The fields are usually separated with a pre-specified delimiter, say one or more commas or colons or tabs. The obvious drawback of using text files is that it is inefficient. Disk access is slow. If we need to sort records or keep them in sorted order in a text file, it becomes a slow process. A flat text file has no additional structure, so insertion and deletion of data becomes time-consuming, possibly requiring a pass through all the records. This may work for a simple application with a small amount of data. However, if the amount of data becomes large, there are several possibilities for the program author. Some of these are given below.

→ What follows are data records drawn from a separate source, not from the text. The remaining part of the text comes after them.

template <int BW>
static hipError_t launch_mlpg_bw(const BatchDev &bd, const StreamDev &sd, int si, hipStream_t stream,
                                 hipEvent_t after_build, jb_enqueue_hook &between, void *between_ctx,
                                 hipEvent_t after_ivar)
{
    const uint64_t work = (uint64_t)bd.maxT * (uint64_t)sd.L;
    if (work == 0 || bd.B == 0)
        return hipSuccess;
    if constexpr (BW == 3) if (sd.mt) {
        {
            const uint64_t ne = (uint64_t)bd.maxS * (uint64_t)(sd.W * sd.L);
            constexpr uint64_t per = 256u * kIvarPer;
            dim3 grid((unsigned)((ne + per - 1) / per), bd.B), block(256);
            hipLaunchKernelGGL(k_mlpg_ivar, grid, block, 0, stream, bd, sd, si);
            if (after_ivar)
                (void)hipEventRecord(after_ivar, stream);
        }
        {
            dim3 grid((bd.maxT + kBuildTF - 1) / kBuildTF, bd.B);
            const size_t lds = sizeof(double) * (size_t)(BW + 1) * sd.L * (kBuildTF + 1);
            const int nthr = ((kBuildTF / kBuildRun) * sd.L + 63) / 64 * 64;
            JB_DBG_SKIP_IF(si == 0 ? 1 : 0, hipLaunchKernelGGL(k_mlpg_build_mt2<BW>, grid, dim3((unsigned)nthr), lds, stream, bd, sd, si));
        }
        if (after_build)
            (void)hipEventRecord(after_build, stream);
        dim3 grid((sd.L + 63) / 64, bd.B), block(64);
        const bool tp = sd.use_gv && !sd.serial_gv && sd.gv_part;
        if (sd.is_msd) {
            if (tp)
                launch_fb(bd, sd, si, stream);
            else
                hipLaunchKernelGGL((k_mlpg_solve3<false, true, true>), grid, block, 0, stream, bd, sd, si);
        } else {
            if (tp)
                JB_DBG_SKIP_IF(si == 0 ? 2 : 0, launch_fb(bd, sd, si, stream));
            else
                hipLaunchKernelGGL((k_mlpg_solve3<true, true, true>), grid, block, 0, stream, bd, sd, si);
        }
        if (between) {
            hipError_t he = between(between_ctx, stream);
            if (he != hipSuccess)
                return he;
            between = nullptr;
        }
        if (tp && sd.gv_gang_ctl) {
            hipError_t he = hipSuccess;
            JB_DBG_SKIP_IF(16, he = launch_gv_gang(bd, sd, si, stream));
            if (he != hipSuccess)
                return he;
        } else if (tp && sd.gv_gsweep) {
            hipError_t he = launch_gv_gsweep(bd, sd, si, stream);
            if (he != hipSuccess)
                return he;
        } else if (tp) {
            dim3 gg(sd.gv_ntile, sd.L, bd.B), gb(kGvNT);
            hipLaunchKernelGGL(k_mlpg_gv_tp<0>, gg, gb, 0, stream, bd, sd, si, 0, sd.par, (double *)nullptr, 1);
            hipLaunchKernelGGL(k_mlpg_gv_tp<1>, gg, gb, 0, stream, bd, sd, si, 0, sd.par, sd.g, 1);
            for (int it = 1; it <= 5; it++) {
                const double *src = (it & 1) ? sd.g : sd.par;
                double *dst = (it & 1) ? sd.par : sd.g;
                hipLaunchKernelGGL(k_mlpg_gv_tp<2>, gg, gb, 0, stream, bd, sd, si, it, src, dst, it < 5 ? 1 : 0);
            }
        }
        if (!sd.defer_out) {
            dim3 g2((bd.maxT + 63) / 64, bd.B), b2(256);
            hipLaunchKernelGGL(k_mlpg_scatter_mt, g2, b2, sizeof(double) * (size_t)sd.L * 65, stream, bd, sd);
        }
        return hipGetLastError();
    }
    {
        dim3 grid((unsigned)((work + 255) / 256), bd.B), block(256);
        hipLaunchKernelGGL(k_mlpg_build<BW>, grid, block, 0, stream, bd, sd, si);
    }
    if (after_build)
        (void)hipEventRecord(after_build, stream);
    {
        dim3 grid((sd.L + 63) / 64, bd.B), block(64);
        if (BW == 3 && !sd.generic_solver) {
            const bool gv_vt = sd.use_gv && sd.L <= 2;
            dim3 gvgrid(sd.L, bd.B);
            if (sd.is_msd) {
                if (gv_vt) {
                    if (sd.L == 1 && sd.win_width[0] == 1) {
                        dim3 rg((bd.maxS + 63) / 64, bd.B);
                        JB_DBG_SKIP_IF(128, hipLaunchKernelGGL(k_mlpg_fb_runs, rg, dim3(64), 0, stream, bd, sd, si));
                    } else
                        hipLaunchKernelGGL((k_mlpg_solve3<false, false>), grid, block, 0, stream, bd, sd, si);
                    JB_DBG_SKIP_IF(32, hipLaunchKernelGGL(k_mlpg_gv_vt<false>, gvgrid, block, 0, stream, bd, sd, si));
                } else {
                    hipLaunchKernelGGL((k_mlpg_solve3<false, true>), grid, block, 0, stream, bd, sd, si);
                }
                dim3 g2((unsigned)((work + 255) / 256), bd.B), b2(256);
                hipLaunchKernelGGL(k_mlpg_scatter, g2, b2, 0, stream, bd, sd);
            } else if (gv_vt) {
                hipLaunchKernelGGL((k_mlpg_solve3<true, false>), grid, block, 0, stream, bd, sd, si);
                hipLaunchKernelGGL(k_mlpg_gv_vt<true>, gvgrid, block, 0, stream, bd, sd, si);
            } else {
                hipLaunchKernelGGL((k_mlpg_solve3<true, true>), grid, block, 0, stream, bd, sd, si);
            }
        } else {
            hipLaunchKernelGGL(k_mlpg_solve<BW>, grid, block, 0, stream, bd, sd, si);
        }
    }
    return hipGetLastError();
}
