@@ -76,6 +81,19 @@
     k.host_trace = num("SWMI_HOST_TRACE", 0, 1, 0) != 0;
     k.host_threads = (int)num("SWMI_HOST_THREADS", 1, kHostThreads, 0);
     k.host_slots = (int)num("SWMI_HOST_SLOTS", 2, kSlots / kHostThreads, 0);
+    k.host_pack = num("SWMI_HOST_PACK", 0, 1, kHostPackDefault) != 0;
+    {
+        cpu_set_t set;
+        long long cpus = sched_getaffinity(0, sizeof set, &set) == 0 ? CPU_COUNT(&set) : (long long)std::thread::hardware_concurrency();
+        long long dflt = cpus - 2 < 8 ? cpus - 2 : 8;
+        if (dflt < 0) dflt = 0;
+        k.host_pack_threads = (int)num("SWMI_HOST_PACK_THREADS", 0, kPackMaxThreads, -1);
+        k.host_pack_threads_set = k.host_pack_threads >= 0;
+        if (!k.host_pack_threads_set) k.host_pack_threads = (int)dflt;
+    }
+    k.host_pack_share = (int)num("SWMI_HOST_PACK_SHARE", 0, 100, -1);
+    k.host_pack_head = (size_t)num("SWMI_HOST_PACK_HEAD", 4096, (long long)kChunkPairs, (long long)kPackHeadGranule) & ~size_t(4095);
+    k.host_pack_min = (size_t)num("SWMI_TEST_HOST_PACK_MIN", 1, 1ll << 40, (long long)kPackMinPairs);
     k.score_group = (size_t)num("SWMI_TEST_SCORE_GROUP", 4096, (long long)kScoreGroup, (long long)kScoreGroup);
     k.extra_lds = (unsigned)num("SWMI_EXTRA_LDS", 0, 160 * 1024, 0);
     k.lanes = (int)num("SWMI_LANES", 0, 64, 0);
@@ -271,7 +289,7 @@
 namespace {
 struct Granule { size_t off, m; };
 
-struct TraceRow { size_t index, pairs; int thread; hipEvent_t ev[3]; double host_issue_ms[2]; };
+struct TraceRow { size_t index, pairs; int thread; bool pack_tail; hipEvent_t ev[3]; double host_issue_ms[2]; };
 std::mutex g_trace_mu;
 std::vector<TraceRow> g_trace;
 double host_now_ms()
@@ -279,6 +297,34 @@
     timespec ts;
     clock_gettime(CLOCK_MONOTONIC, &ts);
     return ts.tv_sec * 1e3 + ts.tv_nsec * 1e-6;
+}
+
+hipError_t issue_one(Context &ctx, Slot &s, size_t index, int thread, const uint8_t *s1, const uint8_t *s2, size_t at, size_t off, size_t m,
+                     size_t in_stride, const int8_t *sm, int gap, bool packed, bool one_vs_many)
+{
+    SmRows rows;
+    const LaunchConfig cfg = make_config(ctx, sm, gap, &rows, m);
+    TraceRow tr{index, m, thread, false, {nullptr, nullptr, nullptr}, {0, 0}};
+    const bool trace = knobs().host_trace;
+    if (trace) {
+        for (auto &ev : tr.ev) (void)hipEventCreate(&ev);
+        tr.host_issue_ms[0] = host_now_ms();
+        (void)hipEventRecord(tr.ev[0], s.stream);
+    }
+    hipError_t e = hipMemcpyAsync(s.d_seq1, s1 + at * in_stride, m * in_stride, hipMemcpyHostToDevice, s.stream);
+    if (e == hipSuccess && !one_vs_many)
+        e = hipMemcpyAsync(s.d_seq2, s2 + at * in_stride, m * in_stride, hipMemcpyHostToDevice, s.stream);
+    if (trace) (void)hipEventRecord(tr.ev[1], s.stream);
+    if (e == hipSuccess)
+        e = one_vs_many ? swmi::launch_score_one_vs_many(cfg, s.d_seq1, s.d_seq2, ctx.d_scores_all + off, m, rows, gap, s.stream)
+                        : swmi::launch_score(cfg, s.d_seq1, s.d_seq2, ctx.d_scores_all + off, m, rows, gap, packed, s.stream);
+    if (trace) {
+        (void)hipEventRecord(tr.ev[2], s.stream);
+        tr.host_issue_ms[1] = host_now_ms();
+        std::lock_guard<std::mutex> l(g_trace_mu);
+        g_trace.push_back(tr);
+    }
+    return e;
 }
 
 hipError_t issue_granules(Context &ctx, const std::vector<Granule> &list, size_t first, size_t step, Slot *const *slots, int n_slots,
@@ -292,28 +338,7 @@
         const size_t off = list[i].off, m = list[i].m, at = group + off;
         const int which = int(j % size_t(n_slots));
         Slot &s = *slots[which];
-        SmRows rows;
-        const LaunchConfig cfg = make_config(ctx, sm, gap, &rows, m);
-        TraceRow tr{i, m, int(first), {nullptr, nullptr, nullptr}, {0, 0}};
-        const bool trace = knobs().host_trace;
-        if (trace) {
-            for (auto &ev : tr.ev) (void)hipEventCreate(&ev);
-            tr.host_issue_ms[0] = host_now_ms();
-            (void)hipEventRecord(tr.ev[0], s.stream);
-        }
-        e = hipMemcpyAsync(s.d_seq1, s1 + at * in_stride, m * in_stride, hipMemcpyHostToDevice, s.stream);
-        if (e == hipSuccess && !one_vs_many)
-            e = hipMemcpyAsync(s.d_seq2, s2 + at * in_stride, m * in_stride, hipMemcpyHostToDevice, s.stream);
-        if (trace) (void)hipEventRecord(tr.ev[1], s.stream);
-        if (e == hipSuccess)
-            e = one_vs_many ? swmi::launch_score_one_vs_many(cfg, s.d_seq1, s.d_seq2, ctx.d_scores_all + off, m, rows, gap, s.stream)
-                            : swmi::launch_score(cfg, s.d_seq1, s.d_seq2, ctx.d_scores_all + off, m, rows, gap, packed, s.stream);
-        if (trace) {
-            (void)hipEventRecord(tr.ev[2], s.stream);
-            tr.host_issue_ms[1] = host_now_ms();
-            std::lock_guard<std::mutex> l(g_trace_mu);
-            g_trace.push_back(tr);
-        }
+        e = issue_one(ctx, s, i, int(first), s1, s2, at, off, m, in_stride, sm, gap, packed, one_vs_many);
         if (e == hipSuccess && serial)
             e = hipMemcpyAsync(out + at, ctx.d_scores_all + off, m * sizeof(int32_t), hipMemcpyDeviceToHost, s.stream);
         slot_used[which] = true;
@@ -372,6 +397,292 @@
         out->push_back(g);
         rem -= g;
     }
+}
+
+namespace {
+struct PackCursors {
+    std::atomic<uint64_t> word;
+    size_t boundary_lo, boundary_hi;
+    PackCursors(size_t n, size_t lo, size_t hi) : word(uint64_t(n) << 32), boundary_lo(lo), boundary_hi(hi) {}
+    size_t claim_head(size_t want, size_t *off)
+    {
+        uint64_t v = word.load(std::memory_order_relaxed);
+        for (;;) {
+            const size_t h = size_t(v & 0xffffffffu), t = size_t(v >> 32), lim = t < boundary_hi ? t : boundary_hi;
+            if (h >= lim) return 0;
+            const size_t m = want < lim - h ? want : lim - h;
+            if (word.compare_exchange_weak(v, uint64_t(t) << 32 | uint64_t(h + m), std::memory_order_acq_rel)) {
+                *off = h;
+                return m;
+            }
+        }
+    }
+    size_t claim_tail(size_t *off)
+    {
+        uint64_t v = word.load(std::memory_order_relaxed);
+        for (;;) {
+            const size_t h = size_t(v & 0xffffffffu), t = size_t(v >> 32), lim = h > boundary_lo ? h : boundary_lo;
+            if (t <= lim) return 0;
+            const size_t ragged = t % kPackChunk ? t % kPackChunk : kPackChunk;
+            const size_t m = ragged < t - lim ? ragged : t - lim;
+            if (word.compare_exchange_weak(v, uint64_t(t - m) << 32 | uint64_t(h), std::memory_order_acq_rel)) {
+                *off = t - m;
+                return m;
+            }
+        }
+    }
+    size_t tail_start() const { return size_t(word.load(std::memory_order_acquire) >> 32); }
+};
+
+struct PackJob {
+    Context *ctx;
+    const uint8_t *s1, *s2;
+    size_t group;
+    const int8_t *sm;
+    int gap;
+    PackCursors *cursors;
+};
+
+struct PackPool {
+    struct Buf {
+        uint8_t *h = nullptr, *d = nullptr;
+        hipEvent_t freed = nullptr;
+        bool in_flight = false;
+    };
+    struct Thread {
+        std::thread th;
+        std::vector<Buf> bufs;
+        hipError_t err = hipSuccess;
+    };
+    struct Stream {
+        hipStream_t stream = nullptr;
+        hipEvent_t done = nullptr;
+        bool used = false;
+    };
+    int device = -1;
+    std::vector<std::unique_ptr<Thread>> threads;
+    std::vector<Stream> streams;
+    std::mutex issue_mu;
+    size_t issued = 0;
+    std::mutex mu;
+    std::condition_variable cv;
+    const PackJob *job = nullptr;
+    uint64_t generation = 0;
+    int running = 0;
+    bool stop = false;
+
+    ~PackPool() { join(); }
+    PackPool() = default;
+    PackPool(const PackPool &) = delete;
+    PackPool &operator=(const PackPool &) = delete;
+
+    hipError_t create(int dev, int n_threads)
+    {
+        device = dev;
+        const size_t bytes = kPackChunk * 2 * SWMI_PACKED_LEN;
+        const int per_thread = n_threads >= 2 ? 2 : 4;
+        streams.resize(size_t(kPackStreams));
+        for (Stream &st : streams) {
+            hipError_t e = hipStreamCreateWithFlags(&st.stream, hipStreamNonBlocking);
+            if (e == hipSuccess) e = hipEventCreateWithFlags(&st.done, hipEventDisableTiming);
+            if (e != hipSuccess) return e;
+        }
+        for (int t = 0; t < n_threads; ++t) {
+            threads.emplace_back(new Thread);
+            Thread &me = *threads.back();
+            hipError_t e = hipSuccess;
+            me.bufs.resize(size_t(per_thread));
+            for (Buf &b : me.bufs) {
+                if (e == hipSuccess) e = hipHostMalloc(reinterpret_cast<void **>(&b.h), bytes, hipHostMallocDefault);
+                if (e == hipSuccess) e = hipMalloc(reinterpret_cast<void **>(&b.d), bytes);
+                if (e == hipSuccess) e = hipEventCreateWithFlags(&b.freed, hipEventDisableTiming);
+            }
+            if (e != hipSuccess) return e;
+        }
+        for (size_t t = 0; t < threads.size(); ++t) threads[t]->th = std::thread([this, t] { loop(int(t)); });
+        return hipSuccess;
+    }
+    void join()
+    {
+        {
+            std::lock_guard<std::mutex> l(mu);
+            stop = true;
+            cv.notify_all();
+        }
+        for (auto &t : threads)
+            if (t->th.joinable()) t->th.join();
+    }
+    void release()
+    {
+        join();
+        for (auto &t : threads) {
+            for (Buf &b : t->bufs) {
+                if (b.h) (void)hipHostFree(b.h);
+                if (b.d) (void)hipFree(b.d);
+                if (b.freed) (void)hipEventDestroy(b.freed);
+            }
+        }
+        for (Stream &st : streams) {
+            if (st.done) (void)hipEventDestroy(st.done);
+            if (st.stream) (void)hipStreamDestroy(st.stream);
+        }
+        threads.clear();
+        streams.clear();
+    }
+    void start(const PackJob &j)
+    {
+        std::lock_guard<std::mutex> l(mu);
+        job = &j;
+        running = int(threads.size());
+        for (auto &t : threads) t->err = hipSuccess;
+        for (Stream &st : streams) st.used = false;
+        ++generation;
+        cv.notify_all();
+    }
+    void wait()
+    {
+        std::unique_lock<std::mutex> l(mu);
+        cv.wait(l, [this] { return running == 0; });
+        job = nullptr;
+    }
+    void loop(int index)
+    {
+        Thread &me = *threads[size_t(index)];
+        bool device_set = false;
+        uint64_t seen = 0;
+        std::unique_lock<std::mutex> l(mu);
+        for (;;) {
+            cv.wait(l, [&] { return stop || generation != seen; });
+            if (generation == seen) return;
+            seen = generation;
+            const PackJob *j = job;
+            l.unlock();
+            if (!device_set) {
+                me.err = hipSetDevice(device);
+                device_set = me.err == hipSuccess;
+            }
+            if (me.err == hipSuccess) me.err = work(me, index, *j);
+            l.lock();
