## Fuse per-colour solver launches into one persistent kernel with grid barriers

Adds a persistent k_colour_sweep kernel that walks every used graph colour in a single launch and separates colours with a slotted atomic grid barrier, where it previously issued one kernel launch per colour. While one colour is being solved it prefetches the next colour's constraint rows. It is meant to cut per-colour launch overhead and the idle time between dependent kernels. The grid is capped at one workgroup per CU so all blocks stay co-resident, and spinning on global atomics risks stalls. k_large_position is also changed to issue its loads before the allDone and rootDone checks.

After: 369.3. 0.985x the previous value.

```diff
diff --git a/box2d-mt_amd/csrc/b2d_kernels_collide.h b/box2d-mt_amd/csrc/b2d_kernels_collide.h
--- a/box2d-mt_amd/csrc/b2d_kernels_collide.h
+++ b/box2d-mt_amd/csrc/b2d_kernels_collide.h
@@ -436,6 +436,7 @@
 		c.spToiCreated = 0;
 		c.spToiStraddle = 0;
 	}
+	for (int k = t; k < CS_SLOTS; k += (int)blockDim.x) bar[CS_BAR_FIRST + k * CS_SLOT_INTS] = 0;
 	if (t < 32) bar[t] = t == 6 ? W.testSpinMax : 0;
 	for (int k = t; k < ARRIVE_SITES * TREE_WORDS; k += (int)blockDim.x) W.arriveTree[k] = 0ull;
 }
diff --git a/box2d-mt_amd/csrc/b2d_kernels_colour_sweep.h b/box2d-mt_amd/csrc/b2d_kernels_colour_sweep.h
--- /dev/null
+++ b/box2d-mt_amd/csrc/b2d_kernels_colour_sweep.h
@@ -0,0 +1,222 @@
+#ifndef B2D_KERNELS_COLOUR_SWEEP_H
+#define B2D_KERNELS_COLOUR_SWEEP_H
+
+#include "b2d_kernels_sweep_end.h"
+
+
+__device__ __forceinline__ bool colourBarrier(int* bar, int* overflow, int need, int spinMax, bool stamped, unsigned long long& tDrained, unsigned long long& tJoined, unsigned long long& tPolled)
+{
+	__shared__ int s_ok;
+	asm volatile("s_waitcnt vmcnt(0)" ::: "memory");
+	if (stamped) tDrained = wall_clock64();
+	__syncthreads();
+	if (stamped) tJoined = wall_clock64();
+	if (threadIdx.x < 64u)
+	{
+		const int lane = (int)threadIdx.x;
+		if (lane == 0) (void)__hip_atomic_fetch_add(&bar[CS_BAR_FIRST + (int)(blockIdx.x & (CS_SLOTS - 1)) * CS_SLOT_INTS], 1, __ATOMIC_RELAXED, __HIP_MEMORY_SCOPE_AGENT);
+		const int* const mine = lane < CS_SLOTS ? &bar[CS_BAR_FIRST + lane * CS_SLOT_INTS] : &bar[4];
+		int ok = 1, spins = 0;
+		auto weigh = [&](int v) -> int
+		{
+			const int aborted = __shfl(v, CS_SLOTS);
+			int sum = lane < CS_SLOTS ? v : 0;
+#pragma unroll
+			for (int off = CS_SLOTS / 2; off > 0; off >>= 1) sum += __shfl_xor(sum, off);
+			sum = __shfl(sum, 0);
+			if (aborted != 0) return 2;
+			if (sum - need >= 0) return 1;
+			if (++spins > spinMax)
+			{
+				if (lane == 0) { stcI(&bar[4], 1); atomicOr(overflow, 64); }
+				return 2;
+			}
+			return 0;
+		};
+		int v0 = ldcI(mine), v1 = 0, verdict = 0;
+		for (;;)
+		{
+			v1 = ldcI(mine);
+			if ((verdict = weigh(v0)) != 0) break;
+			__builtin_amdgcn_s_sleep(1);
+			v0 = ldcI(mine);
+			if ((verdict = weigh(v1)) != 0) break;
+			__builtin_amdgcn_s_sleep(1);
+		}
+		ok = verdict == 1 ? 1 : 0;
+		if (lane == 0) s_ok = ok;
+		if (stamped) tPolled = wall_clock64();
+	}
+	__syncthreads();
+	return s_ok != 0;
+}
+
+struct ColourRow
+{
+	int row;
+	bool have;
+	bool open;
+	int4 ref;
+	LargeRef r;
+	ContactConstraint cc;
+};
+
+template <int MODE>
+__device__ __forceinline__ void colourRowFetch(const DW& W, const ContactArrays& C, int row, bool have, ColourRow& q)
+{
+	const int at = have ? row : 0;
+	(void)C;
+	q.row = row;
+	q.have = have;
+	q.open = have;
+	memset(&q.cc, 0, sizeof(q.cc));
+	q.r.ci = 0; q.r.bodyA = 0; q.r.bodyB = 0; q.r.root = 0; q.r.nsA = false; q.r.nsB = false;
+	q.ref = W.li_ref[at];
+	if (MODE == 2)
+	{
+		lcLoad(W, at, q.cc, LC_MASS_FIRST, LC_MASS_FIRST + 4);
+		lcLoad(W, at, q.cc, LC_POS_FIRST, LC_WORDS);
+	}
+	else lcLoad(W, at, q.cc, 0, LC_VEL_WORDS);
+}
+
+__device__ __forceinline__ void colourRowOpen(const DW& W, ColourRow& q)
+{
+	q.open = W.rootDone[q.ref.w] == 0 && q.have;
+}
+
+template <int MODE>
+__device__ __forceinline__ void colourRowBodies(const DW& W, ColourRow& q, float4& a, float4& b)
+{
+	q.r.ci = q.ref.x;
+	q.r.nsA = q.ref.y >= 0;
+	q.r.nsB = q.ref.z >= 0;
+	q.r.bodyA = q.r.nsA ? q.ref.y : -(q.ref.y + 1);
+	q.r.bodyB = q.r.nsB ? q.ref.z : -(q.ref.z + 1);
+	q.r.root = q.ref.w;
+	const float4* const rows = MODE == 2 ? W.b_pos : W.b_vel;
+	f4v ra, rb;
+	ldRow2(&rows[q.r.bodyA], &rows[q.r.bodyB], &ra, &rb);
+	a = make_float4(ra.x, ra.y, ra.z, ra.w);
+	b = make_float4(rb.x, rb.y, rb.z, rb.w);
+	if (MODE != 2)
+	{
+		if (!q.r.nsA) a = make_float4(0, 0, 0, 0);
+		if (!q.r.nsB) b = make_float4(0, 0, 0, 0);
+	}
+}
+
+__device__ __forceinline__ void colourRowStore(float4* p, const float4 v)
+{
+	stRow(p, v.x, v.y, v.z, __float_as_int(v.w));
+}
+
+template <int MODE>
+__device__ __forceinline__ void colourRowSolve(const DW& W, ColourRow& q, const float4 a, const float4 b, BlockMaxU32& pen)
+{
+	if (MODE == 2)
+	{
+		float minSep = 0.0f;
+		if (q.open)
+		{
+			BodyPos pA, pB;
+			pA.c = v2(a.x, a.y); pA.a = a.z;
+			pB.c = v2(b.x, b.y); pB.a = b.z;
+			b2dSolvePosition(&q.cc, &pA, &pB, B2D_BAUMGARTE, &minSep);
+			if (q.r.nsA) colourRowStore(&W.b_pos[q.r.bodyA], make_float4(pA.c.x, pA.c.y, pA.a, a.w));
+			if (q.r.nsB) colourRowStore(&W.b_pos[q.r.bodyB], make_float4(pB.c.x, pB.c.y, pB.a, b.w));
+		}
+		blockMaxU32Offer(pen, W.rootPen, q.r.root, floatBits(0.0f - minSep), q.open);
+	}
+	else if (q.have)
+	{
+		BodyVel vA, vB;
+		vA.v = v2(a.x, a.y); vA.w = a.z;
+		vB.v = v2(b.x, b.y); vB.w = b.z;
+		b2dSolveVelocity(&q.cc, &vA, &vB);
+		lcStore(W, q.row, q.cc, LC_IMP_FIRST, LC_IMP_FIRST + 4);
+		if (q.r.nsA) colourRowStore(&W.b_vel[q.r.bodyA], make_float4(vA.v.x, vA.v.y, vA.w, 0.0f));
+		if (q.r.nsB) colourRowStore(&W.b_vel[q.r.bodyB], make_float4(vB.v.x, vB.v.y, vB.w, 0.0f));
+	}
+}
+
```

    We can use a data structure more complex than a straight file although the data can still be stored in files. For example, we can use a binary tree, a binary search tree, a red-black tree, a regular heap, a Fibonacci heap, or a B-tree. These structures are discussed in detail in most books on data structures and algorithms, such as [CLR97, CCELS01]. Writing one’s own code becomes complex, but depending on the task at hand, it may be the only option open to a programmer. There are also off-the-shelf commercial, freeware, or shareware software one may be able to find.

    If the information is not very complex in structure, but the amount of data is somewhat large, we can use a built-in facility called DBM files or databases. DBMs are not really as powerful as relational databases, but for many purposes, they are enough. DBMs have been historically used in Unix machines although they are available in other platforms as well.

The DBM library provides a simple database management facility. The structure of the record allowed is simple, just key-value pairs. They are stored in disk, not in the form of a flat file, but using complex hashing algorithms. DBMs have been in use in the Unix environment since the 1970s [Sel91]. A DBM file can be used to add new values, update existing values, or delete old values. The DBM library is fairly simple, but is readily available and frequently used.

Perl provides access to the DBM files using a clever mechanism whereby a hash can be associated with a DBM database through a process similar to opening a file. Creating a new element in the array modifies the DBM database immediately. Deleting an element deletes the value from the DBM database. The size, number and kind of keys and values in a DBM database are restricted. In general, one is advised to keep both the keys and values down to about 1000 characters or less.

 

    Another option is using a full-fledged database. This is absolutely necessary if the amount of data is large and the data has complex structure. A complex structure can be represented using several related tables that are simple in themselves individually. Databases store huge amounts of data, and structure them using complex mechanisms for easy access and manipulation. Although there are different kinds of databases, relational databases are the most prevalent ones. A freely available relational database is MySQL. Another is Postgresql. Commercially available relational databases include ones from Oracle, Microsoft, and IBM.    

   A relational database is usually a complex software system. To be able to install and use a relational database needs considerable expertise, including learning a language called SQL or a variant of it. Quite frequently, it is necessary to employ an individual called a database administrator to help perform all the activities needed to keep a database system functioning well.